[Stored data]
__device__ __forceinline__ void s3_split(const f32x4 v, u32x2& hi, u32x2& mid, u32x2& lo, f32x4& chk) {
    const s3_u32x4 vb = __builtin_bit_cast(s3_u32x4, v);
    const f32x4 h = __builtin_bit_cast(f32x4, vb & 0xffff0000u);
    const f32x4 r1 = v - h;
    const s3_u32x4 r1b = __builtin_bit_cast(s3_u32x4, r1);
    const f32x4 m = __builtin_bit_cast(f32x4, r1b & 0xffff0000u);
    const f32x4 r2 = r1 - m;
    const s3_u32x4 r2b = __builtin_bit_cast(s3_u32x4, r2);
    chk += r2 * 0.f;
    hi[0] = s3_pack(vb[0], vb[1]); hi[1] = s3_pack(vb[2], vb[3]);
    mid[0] = s3_pack(r1b[0], r1b[1]); mid[1] = s3_pack(r1b[2], r1b[3]);
    lo[0] = s3_pack(r2b[0], r2b[1]); lo[1] = s3_pack(r2b[2], r2b[3]);
}

template <int BM, int BN>
__global__ __launch_bounds__(256, 2) void conv_split3_f32(const ConvArgs p) {
    constexpr int WM = BM / 2, WN = BN / 2;
    constexpr int TM = WM / 32, TN = WN / 32;
    constexpr int RA = BM / 32, RB = BN / 32;
    constexpr bool DBUF = BM + BN <= 128;
    constexpr int A_BYTES = 3 * BM * S3_ROWB;
    constexpr int BUF_BYTES = 3 * (BM + BN) * S3_ROWB;
    extern __shared__ __attribute__((aligned(16))) char smem_raw[];

    const int tid = threadIdx.x;
    const int lane = tid & 63;
    const int wave = tid >> 6;
    const int wm = wave >> 1, wn = wave & 1;
    const int tile_n = blockIdx.x % p.tiles_n;
    const int tile_m = blockIdx.x / p.tiles_n;
    const int m0 = tile_m * BM, n0 = tile_n * BN;
    const int HoWo = p.Ho * p.Wo;

    auto row_geom = [&](int m, long long& base, unsigned& mask) {
        const bool mv = m < p.M;
        const int mm = mv ? m : 0;
        const int n = mm / HoWo;
// ... 5 lines not shown
        unsigned mk = 0;
        for (int kh = 0; kh < p.ks; ++kh)
            for (int kw = 0; kw < p.ks; ++kw)
                if (mv && (unsigned)(hi0 + kh) < (unsigned)p.H && (unsigned)(wi0 + kw) < (unsigned)p.W)
                    mk |= 1u << (kh * p.ks + kw);
        mask = mk;
    };

    const int chunk = tid & 7;
    const int lrow = tid >> 3;
    long long a_base[RA];
    unsigned a_mask[RA];
#pragma unroll
    for (int i = 0; i < RA; ++i) row_geom(m0 + lrow + 32 * i, a_base[i], a_mask[i]);
    const float* wrow = p.w + (size_t)(n0 + lrow) * p.Kpad + chunk * 4;

    f32x4 ra[RA], rb[RB];
    f32x4 chk = {0.f, 0.f, 0.f, 0.f};
    auto load_global = [&](int kt) {
        const int kg = kt * BK;
        const int tap = kg / p.Cin;
        const int coff = kg - tap * p.Cin + chunk * 4;
        const int kh = tap / p.ks, kw = tap - kh * p.ks;
        const long long toff = (long long)(kh * p.W + kw) * p.x_ld + coff;
#pragma unroll
        for (int i = 0; i < RA; ++i) {
            const bool v = (a_mask[i] >> tap) & 1u;
            f32x4 z = {0.f, 0.f, 0.f, 0.f};
            ra[i] = v ? *reinterpret_cast<const f32x4*>(p.x + a_base[i] + toff) : z;
        }
#pragma unroll
        for (int i = 0; i < RB; ++i)
            rb[i] = *reinterpret_cast<const f32x4*>(wrow + (size_t)(32 * i) * p.Kpad + kt * BK);
    };
    auto store_lds = [&](int buf) {
        char* a = smem_raw + buf * BUF_BYTES + lrow * S3_ROWB + (((chunk >> 1) ^ ((lrow >> 2) & 3)) * 16 + (chunk & 1) * 8);
        char* b = a + A_BYTES;
#pragma unroll
        for (int i = 0; i < RA; ++i) {
            u32x2 h, m, l;
            s3_split(ra[i], h, m, l, chk);
            *reinterpret_cast<u32x2*>(a + (0 * BM + 32 * i) * S3_ROWB) = h;
            *reinterpret_cast<u32x2*>(a + (1 * BM + 32 * i) * S3_ROWB) = m;
            *reinterpret_cast<u32x2*>(a + (2 * BM + 32 * i) * S3_ROWB) = l;
        }
#pragma unroll
        for (int i = 0; i < RB; ++i) {
            u32x2 h, m, l;
            s3_split(rb[i], h, m, l, chk);
            *reinterpret_cast<u32x2*>(b + (0 * BN + 32 * i) * S3_ROWB) = h;
            *reinterpret_cast<u32x2*>(b + (1 * BN + 32 * i) * S3_ROWB) = m;
            *reinterpret_cast<u32x2*>(b + (2 * BN + 32 * i) * S3_ROWB) = l;
        }
    };

    f32x16 acc[TM][TN];
#pragma unroll
    for (int i = 0; i < TM; ++i)
#pragma unroll
        for (int j = 0; j < TN; ++j)
#pragma unroll
            for (int r = 0; r < 16; ++r) acc[i][j][r] = 0.f;

    const int frow = lane & 31, fh = lane >> 5;
    const int a_frag = (wm * WM + frow) * S3_ROWB;
    const int b_frag = A_BYTES + (wn * WN + frow) * S3_ROWB;
    const int fsw = (frow >> 2) & 3;
    const int f_slot[2] = {(fh ^ fsw) * 16, ((2 + fh) ^ fsw) * 16};

    load_global(0);
    store_lds(0);
    __syncthreads();

    for (int kt = 0; kt < p.KT; ++kt) {
        const int cur = DBUF ? (kt & 1) : 0;
        const bool more = kt + 1 < p.KT;
        if (more) load_global(kt + 1);
        const char* Ab = smem_raw + cur * BUF_BYTES + a_frag;
        const char* Bb = smem_raw + cur * BUF_BYTES + b_frag;
#pragma unroll
        for (int c = 0; c < 2; ++c) {
            s3_bf16x8 af[TM][3], bf[TN][3];
#pragma unroll
            for (int i = 0; i < TM; ++i)
#pragma unroll
                for (int q = 0; q < 3; ++q)
                    af[i][q] = *reinterpret_cast<const s3_bf16x8*>(Ab + (q * BM + i * 32) * S3_ROWB + f_slot[c]);
#pragma unroll
            for (int j = 0; j < TN; ++j)
#pragma unroll
                for (int q = 0; q < 3; ++q)
                    bf[j][q] = *reinterpret_cast<const s3_bf16x8*>(Bb + (q * BN + j * 32) * S3_ROWB + f_slot[c]);
            constexpr int QA[6] = {0, 2, 1, 0, 1, 0};
            constexpr int QB[6] = {2, 0, 1, 1, 0, 0};
#pragma unroll
            for (int t = 0; t < 6; ++t)
#pragma unroll
                for (int i = 0; i < TM; ++i)
#pragma unroll
                    for (int j = 0; j < TN; ++j)
                        acc[i][j] = __builtin_amdgcn_mfma_f32_32x32x16_bf16(af[i][QA[t]], bf[j][QB[t]], acc[i][j], 0, 0, 0);
        }
        if (!DBUF) __syncthreads();
        if (more) store_lds(DBUF ? (cur ^ 1) : 0);
        __syncthreads();
    }

    const bool nonfinite = chk[0] != chk[0] || chk[1] != chk[1] || chk[2] != chk[2] || chk[3] != chk[3];
    if (__syncthreads_or(nonfinite)) {
        long long f_base[TM];
        unsigned f_mask[TM];
#pragma unroll
        for (int i = 0; i < TM; ++i) row_geom(m0 + wm * WM + i * 32 + frow, f_base[i], f_mask[i]);
        const float* fw = p.w + (size_t)(n0 + wn * WN + frow) * p.Kpad + 4 * fh;
#pragma unroll
        for (int i = 0; i < TM; ++i)
#pragma unroll
            for (int j = 0; j < TN; ++j)
#pragma unroll
                for (int r = 0; r < 16; ++r) acc[i][j][r] = 0.f;
        for (int kt = 0; kt < p.KT; ++kt) {
            const int kg = kt * BK;
            const int tap = kg / p.Cin;
// ... 14 lines not shown
                    for (int i = 0; i < TM; ++i)
#pragma unroll
                        for (int j = 0; j < TN; ++j)
                            acc[i][j] = __builtin_amdgcn_mfma_f32_32x32x2f32(af[i][e], bf[j][e], acc[i][j], 0, 0, 0);
            }
        }
    }

    conv_f32_epilogue<BM, BN>(p, acc, reinterpret_cast<float*>(smem_raw), m0, n0);
}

◆ What to do
What lines above contain the word "lane"? Return each such line.

◆ Result of this task
    const int lane = tid & 63;
    const int frow = lane & 31, fh = lane >> 5;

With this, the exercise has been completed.